Far from clear that these are possible, and further still that we have this capability.

If you say so. Then, the reason the room does not really understand Chinese is that a component of the room does not understand Chinese. The room itself contains the semantic knowledge necessary to even pretend it understands Chinese. (I’m assuming you are not saying it is a general purpose computer constrained to map input symbols to output symbols.)

We have two cases. It is a general purpose computer, with the full capabilities of a computer as generally understood. We postulate that the computer seems to understand Chinese, and passes a Turing test for Chinese. Despite this it is claimed that the computer does not really understand Chinese, because the component (the person, taking the role of the CPU) does not understand it. But this does not differ at all from the case that instead of a person we have a processing unit which can perform the person’s limited function. So, if a system appears to understand, does it not truly understand if its components do not understand?

The second case is something less than a general purpose computer. It cannot modify its state. but it can move through a very large number of states. Now, say some of its inputs are instructions on how to build and simulate a Turing Machine of a Rule 101 CA. In this case we might be able to “understand” language, but the premise that it is not a general purpose computer is violated. Thus, this weaker than gp computer case cannot pass the Turing Test, cannot be mistook for a system which understands Chinese, and we see that the premise that it can leads to a contradiction.

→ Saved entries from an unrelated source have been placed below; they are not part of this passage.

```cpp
static int adam_rows_prefetch(Ctx& c, hipStream_t st) {
    const fira_batch& bt = *c.bt;
    const Plan& p = *c.pl;
    const fira_adam_opts& ad = c.rows_ad;
    AdamRowsLists ls{};
    auto add = [&](const int32_t* ids, int n, int table) {
        if (!ids || n <= 0) return;
        const int k = ls.n_lists++;
        ls.ids[k] = ids; ls.table[k] = table;
        ls.end[k] = (k ? ls.end[k - 1] : 0) + n;
    };
    add(bt.tar, p.B * p.T, 0);
    return adam_rows_catchup(st, adam_rows_tables(*c.L, const_cast<float*>(c.P), ad, c.row_step), &ls, ad.lr, ad.beta1, ad.beta2, ad.eps,
                             ad.step - 1);
}

static int encoder_forward(Ctx& c, bool defer_memory_proj) {
    Plan& p = *c.pl;
    const Layout& L = *c.L;
    const fira_batch& bt = *c.bt;
    hipStream_t s = c.s;
    const int D = FIRA_D, Nc = bt.n_nodes, Cc = bt.n_code, Mc = bt.n_mem, KV = p.nl * 2 * D;
    hipEvent_t ev_fold0 = nullptr, ev_fold = nullptr, ev_comb = nullptr;
    bool fold_waited = false;
    {
// ... 34 lines not shown
                uint16_t* dst[24];
                int n = 0;
                for (int l = 0; l < p.nl; ++l) {
                    src[n] = p.W21 + (size_t)l * D * D; dst[n++] = p.W21x + (size_t)l * 3 * D * D;
                    if (c.G) { src[n] = p.W21t + (size_t)l * D * D; dst[n++] = p.W21tx + (size_t)l * 3 * D * D; }
                }
                TRY(gcn_split_planes(fs, n, src, dst));
            }
            if (ax && (!g_Wb || gcn_fused_on())) TRY(side_mark(&ev_fold0));
        } else
        for (int l = 0; l < p.nl; ++l) {
            const EncLayer& w = L.enc[l];
            TRY(gemm_f32_ex(fs, 0, 0, D, D, D, c.P + w.fc2w, D, c.P + w.fc1w, D, p.W21 + (size_t)l * D * D, D, nullptr, 0, 0, nullptr));
            TRY(gemm_f32_ex(fs, 0, 1, D, 1, D, c.P + w.fc2w, D, c.P + w.fc1b, D, p.c21 + (size_t)l * D, 1, nullptr, 0, 0, nullptr));
            if (l == 0 && gcn_fused_on()) TRY(transpose256(fs, 1, p.W21, p.W21t));
            if (ax && l == 0 && !g_Wb && p.nl > 1) TRY(side_mark(&ev_fold0));
        }
        if (g_Wb) {
            ShadowTable t21;
            for (int l = 0; l < p.nl && l < SHADOW_MAX; ++l) {
                t21.e[l] = ShadowEntry{(int64_t)l * D * D, D, D, D, (int64_t)l * D * D};
                t21.tile_start[l + 1] = t21.tile_start[l] + cdiv(D, 64) * cdiv(D, 64);
                t21.n = l + 1;
            }
            TRY(weight_shadows(fs, t21, p.W21, p.w21b, p.w21bt));
            g_W21 = p.W21; g_W21n = (int64_t)p.nl * D * D; g_W21b = p.w21b; g_W21bT = p.w21bt;
        }
        if (!fold_one && gcn_fused_on() && p.nl > 1) TRY(transpose256(fs, p.nl - 1, p.W21 + (size_t)D * D, p.W21t + (size_t)D * D));
        if (ax && !(ev_fold0 && fold_one && gcn_fused_on())) TRY(side_mark(&ev_fold));
        if (!ev_fold0) ev_fold0 = ev_fold;
        if (c.shadow_tab) {
            TRY(weight_shadows(fs, *c.shadow_tab, c.P, p.wb, p.wbt));
            if (ax) TRY(side_mark(&c.ev_shadow));
        }
    }
    const int32_t* head_list = c.dec_off ? c.rows_dense : c.rows;
    TRY(prep(s, p.B, p.L, p.S, p.T, bt.sou, bt.sub_token, bt.tar, p.mem_valid, bt.tar ? p.tar_valid : nullptr, p.pos_code,
             p.pos_tar, c.R, head_list, bt.tar ? p.compact_row : nullptr, head_list ? nullptr : p.iota, c.loss_sum, c.n_tok,
             Nc, bt.code_rows, Cc, p.code_slot, bt.mem_rows, Mc, p.mem_slot, c.dec_off, p.row_bt, p.rows_c, bt.mem_dst,
             p.mem_off, p.mem_valid_c));
    c.kv_ragged = true;
    AdamRowsView vw_emb;
    if (c.row_step)
        vw_emb = adam_rows_view(adam_rows_tables(L, nullptr, c.rows_ad, c.row_step), 1, c.rows_ad.lr, c.rows_ad.beta1, c.rows_ad.beta2,
                                c.rows_ad.eps, c.rows_ad.step - 1);
    TRY(node_features(s, Nc, bt.node_rows, p.N, p.L, p.S, bt.sou, bt.sub_token, bt.ast_change, c.P + L.emb, c.P + L.ast_emb,
                      p.pos_code, p.X[0], p.code_slot, p.enc[0].Xc, &vw_emb));
    TRY(linear(s, 4, p.nl * D, D, c.P + L.mark_emb, D, c.P + L.w2_all, c.P + L.b2_all, p.vtab_all, p.nl * D));
    for (int l = 0; l < p.nl; ++l) {
        const EncLayer& w = L.enc[l];
        EncSave& e = p.enc[l];
        float* X = p.X[l];
        if (l < 8) {
            if (l == 0 && ev_comb) TRY(main_wait(s, ev_comb, __LINE__));
            else if (l == 0 && ev_fold0) { TRY(main_wait(s, ev_fold0, __LINE__)); fold_waited = true; }
            const float* wt = p.WcT + (size_t)l * 3 * D * D;
            TRY(comb_fused_fwd(s, Cc, e.Xc, wt, wt + (size_t)D * D, wt + (size_t)2 * D * D, c.P + w.bqk, c.P + w.bo,
                               p.vtab_all + l * D, p.nl * D, bt.code_mark, e.qk, e.c, c.P + w.ln1g, c.P + w.ln1b, e.s1, X,
                               bt.code_rows, e.st1, c.p_drop, c.seed, site(l, SITE_GATE), site(l, SITE_COMB_OUT), g_dtype == 1,
                               comb_x3_on(p.nl) ? p.WcX + (size_t)l * 9 * D * D : nullptr));
        } else {
        TRY(linear(s, Cc, 2 * D, D, e.Xc, D, c.P + w.wqk, c.P + w.bqk, e.qk, 2 * D));
        TRY(combination_fwd(s, Cc, e.qk, p.vtab_all + l * D, p.nl * D, bt.code_mark, e.c, c.p_drop, c.seed, site(l, SITE_GATE)));
        TRY(linear_ln(s, Cc, D, e.c, D, c.P + w.wo, c.P + w.bo, e.Xc, c.P + w.ln1g, c.P + w.ln1b, e.s1, X, e.st1, c.p_drop,
                      c.seed, site(l, SITE_COMB_OUT), bt.code_rows));
        }
// ... 56 lines not shown
        }
        c.deferred = true;
        return 0;
    }
    TRY(gemm_any(s, 0, 1, Mc, KV, D, p.mem_c, D, c.P + L.wkv_all, D, p.kv_all, p.kvp, c.P + L.bkv_all, 0, 0, nullptr));
    TRY(gemm_any(s, 0, 1, Mc, D, D, p.mem_c, D, c.P + L.ws, D, p.src, D, nullptr, 0, 0, nullptr, bt.mem_dst));
    return 0;
}

static int decoder_forward(Ctx& c) {
    Plan& p = *c.pl;
    const Layout& L = *c.L;
    const int D = FIRA_D, H = L.d.n_head, Sm = p.L + p.S;
    if (c.row_bt) {
        AdamRowsView vw;
        if (c.row_step)
            vw = adam_rows_view(adam_rows_tables(L, nullptr, c.rows_ad, c.row_step), 0, c.rows_ad.lr, c.rows_ad.beta1, c.rows_ad.beta2,
                                c.rows_ad.eps, c.rows_ad.step - 1);
        TRY(embed_rows_fwd(c.s, c.Td, p.T, c.row_bt, c.bt->tar, c.P + L.dec_emb, p.pos_tar, p.x0, &vw));
    } else {
        if (c.row_step) TRY(adam_rows_prefetch(c, c.s));
        TRY(embed_gather_fwd(c.s, p.B, p.T, c.bt->tar, c.P + L.dec_emb, p.pos_tar, p.x0, p.T, 0));
    }
    ProfDecoderTag prof_tag;
    TRY(decoder_lanes(c));
    ProfScope prof_region(c.s, PROF_DEC_REGION, 0.0);
    TRY(lanes_fork(c));
    struct LaneState {
        const float *x = nullptr, *pend_sum = nullptr, *pend_g = nullptr, *pend_b = nullptr;
        float *pend_y = nullptr, *pend_st = nullptr;
        int kv_waited = 0;
    } state[2];
    for (int k = 0; k < c.n_lanes; ++k) state[k].x = p.x0;
    for (int l = 0; l < p.nl; ++l) {
        const DecLayer& w = L.dec[l];
        DecSave& e = p.dec[l];
        const bool last = l + 1 == p.nl;
        for (int k = 0; k < c.n_lanes; ++k) {
            const Lane& ln = c.lanes[k];
            LaneState& st = state[k];
            hipStream_t s = ln.s;
            const size_t r0 = (size_t)ln.r0;
            const int nr = ln.nr;
            const uint32_t idx0 = (uint32_t)(r0 * D);
            auto consume = [&](int N, const float* W, const float* b, float* Y, int flags) -> int {
                if (st.pend_sum) {
                    int rc = 0;
                    float* sum = const_cast<float*>(st.pend_sum) + r0 * D;
                    const bool fused = gemm_tile32_ln_try(s, nr, N, sum, D, W, b, Y + r0 * N, N, flags, st.pend_g, st.pend_b,
                                                          st.pend_y + r0 * D, st.pend_st + r0 * 2, &rc);
                    if (!fused)
                        rc = add_layernorm_fwd(s, nr, sum, nullptr, st.pend_g, st.pend_b, st.pend_y + r0 * D, st.pend_st + r0 * 2, 0.f, 0, 0,
                                               nullptr);
                    st.pend_sum = nullptr;
                    if (rc || fused) return rc;
                }
                return linear(s, nr, N, D, st.x + r0 * D, D, W, b, Y + r0 * N, N, flags);
            };
            auto close_block = [&](int K, const float* X, const float* W, const float* b, const float* res, const float* g,
                                   const float* be, float* sum, float* y, float* stt, uint32_t site_id, bool may_defer,
                                   const int32_t* slot2, float* y2, int n2, const int32_t* rows2) -> int {
                int rc = 0;
                if (may_defer && linear_presum(s, nr, K, X + r0 * K, K, W, b, res + r0 * D, sum + r0 * D, c.p_drop, c.seed, site_id,
                                               &rc, idx0)) {
                    st.pend_sum = sum; st.pend_g = g; st.pend_b = be; st.pend_y = y; st.pend_st = stt;
                    return rc;
                }
                return linear_ln(s, nr, K, X + r0 * K, K, W, b, res + r0 * D, g, be, sum + r0 * D, y + r0 * D, stt + r0 * 2, c.p_drop,
                                 c.seed, site_id, nullptr, nullptr, nullptr, slot2 ? slot2 + r0 : nullptr, y2, n2, rows2, idx0);
            };
            const int32_t* q_off = c.dec_off ? c.dec_off + ln.b0 : nullptr;
            TRY(consume(3 * D, c.P + w.wqkv, c.P + w.bqkv, e.qkv, 0));
            TRY(attention_fwd(s, ln.nb, H, p.T, p.T, e.qkv, 3 * D, e.qkv + D, 3 * D, e.qkv + 2 * D, 3 * D, p.tar_valid + (size_t)ln.b0 * p.T,
                              1, 0, e.ao, D, q_off, 1, attn_bf16()));
            TRY(close_block(D, e.ao, c.P + w.wo_s, c.P + w.bo_s, st.x, c.P + w.lns_g, c.P + w.lns_b, e.s_a, e.x_a, e.st_a,
                            site(l, SITE_SELF), true, nullptr, nullptr, 0, nullptr));
            st.x = e.x_a;
            TRY(consume(D, c.P + w.wq_c, c.P + w.bq_c, e.qc, 0));
            if (c.deferred) {
                int m = l;
                while (m < p.nl - 1 && c.ev_kv[m] == nullptr) ++m;
                if (c.ev_kv[m] != nullptr && st.kv_waited < m + 1) {
                    TRY(main_wait(s, c.ev_kv[m], __LINE__));
                    st.kv_waited = m + 1;
                }
            }
            TRY(attention_fwd(s, ln.nb, H, p.T, Sm, e.qc, D, p.kv_all + l * 2 * D, p.kvp, p.kv_all + l * 2 * D + D, p.kvp,
                              c.kv_ragged ? p.mem_valid_c : p.mem_valid, 0, 0, e.ao2, D, q_off, 0, attn_bf16(),
                              c.kv_ragged ? p.mem_off + ln.b0 : nullptr));
            TRY(close_block(D, e.ao2, c.P + w.wo_c, c.P + w.bo_c, e.x_a, c.P + w.lnc_g, c.P + w.lnc_b, e.s_c, e.x_c, e.st_c,
                            site(l, SITE_CROSS), true, nullptr, nullptr, 0, nullptr));
            st.x = e.x_c;
            TRY(consume(p.F, c.P + w.w1, c.P + w.b1, e.h, FIRA_GEMM_RELU));
            const bool head_copy = last && c.rows != nullptr && c.R > 0;
            TRY(close_block(p.F, e.h, c.P + w.w2, c.P + w.b2, e.x_c, c.P + w.lnf_g, c.P + w.lnf_b, e.s_f, e.x_f, e.st_f,
                            site(l, SITE_FFN), !last, head_copy ? p.compact_row : nullptr, head_copy ? p.dec_c : nullptr,
                            head_copy ? c.R : 0, head_copy ? c.rows : nullptr));
            st.x = e.x_f;
        }
    }
    TRY(lanes_join(c));
    return 0;
}

static int head_forward(Ctx& c, int R, const int32_t* rows, float* loss_sum, int32_t* n_tok, int32_t* argmax_out,
                        int want_grad) {
    Plan& p = *c.pl;
    const Layout& L = *c.L;
    hipStream_t s = c.s;
// ... 1030 lines not shown
```

Baseline: 13740 commits/s.

## Fuse decoder self-attention block into one per-sequence kernel

Adds a kernel that, per target sequence, applies the pending LayerNorm, runs the QKV projection, causal self-attention over all 8 heads, and the output projection with dropout and residual. Weights come from pre-split x3 bf16 planes that are prepared once per step on the side stream. This replaces the separate QKV GEMM, attention and output-projection launches with one, cutting launch count and intermediate round trips through global memory for short decoder sequences (T<=32). In exchange it adds per-step weight-plane conversion work and an event dependency, and runs only with one lane and in fp32 mode.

Now the first case does not prove that the understanding in the premise is truly possible, only that it does not lead to a contradiction.

But merely producing the words ‘red’, ‘round’ and ‘good to eat’ does not entail having a concept of an apple; it does not entail knowing the meaning of the word apple. Semantics is not just the connections between different bits of syntactic information, but what ‘apple’ refers to.

In what sense does the initial state rewrite itself? Certainly, it’s changed during the evolution of the CA, into different successive states, but as soon as you know the initial state and the rule, you know the complete CA evolution.

This is generally known as the ‘symbol grounding problem’, and what you’re saying later is related to the notion of ‘semantic externalism’: in order to truly know the meaning of the word ‘apple’, we need to have interacted, in some form, with an actual apple in some way or shape. There’s a reply to the Chinese room working along these lines, arguing that the Chinese room could not develop true understanding, but a robot, acting in the world, could, through the same ways we do.

The obvious problem is that whatever senses we use to probe the world, we only get information through them—thus, what the robot receives from the world is just a stream of data, which is again just so many more symbols; so this is not, after all, different from the Chinese room itself.

Of course, but in learning a language, one typically starts from a language one already knows, or has a way to ground the symbols through direct acquaintance.

Oh, I think it’s highly unlikely that it’s the case, but that was just to underscore that it’s at least compatible with physical explanation that Searle’s argument could be right, establishing that there’s no strong AI (for instance, there’s explicit solutions in general relativity, such as the Malament-Hogarth spacetime, in which hypercomputation is possible).

Yes, but that’s just again the systems reply. And again, we can consider the system to be internalized.

I’m not sure I understand. If it can simulate a Turing machine, how is it not a general purpose computer?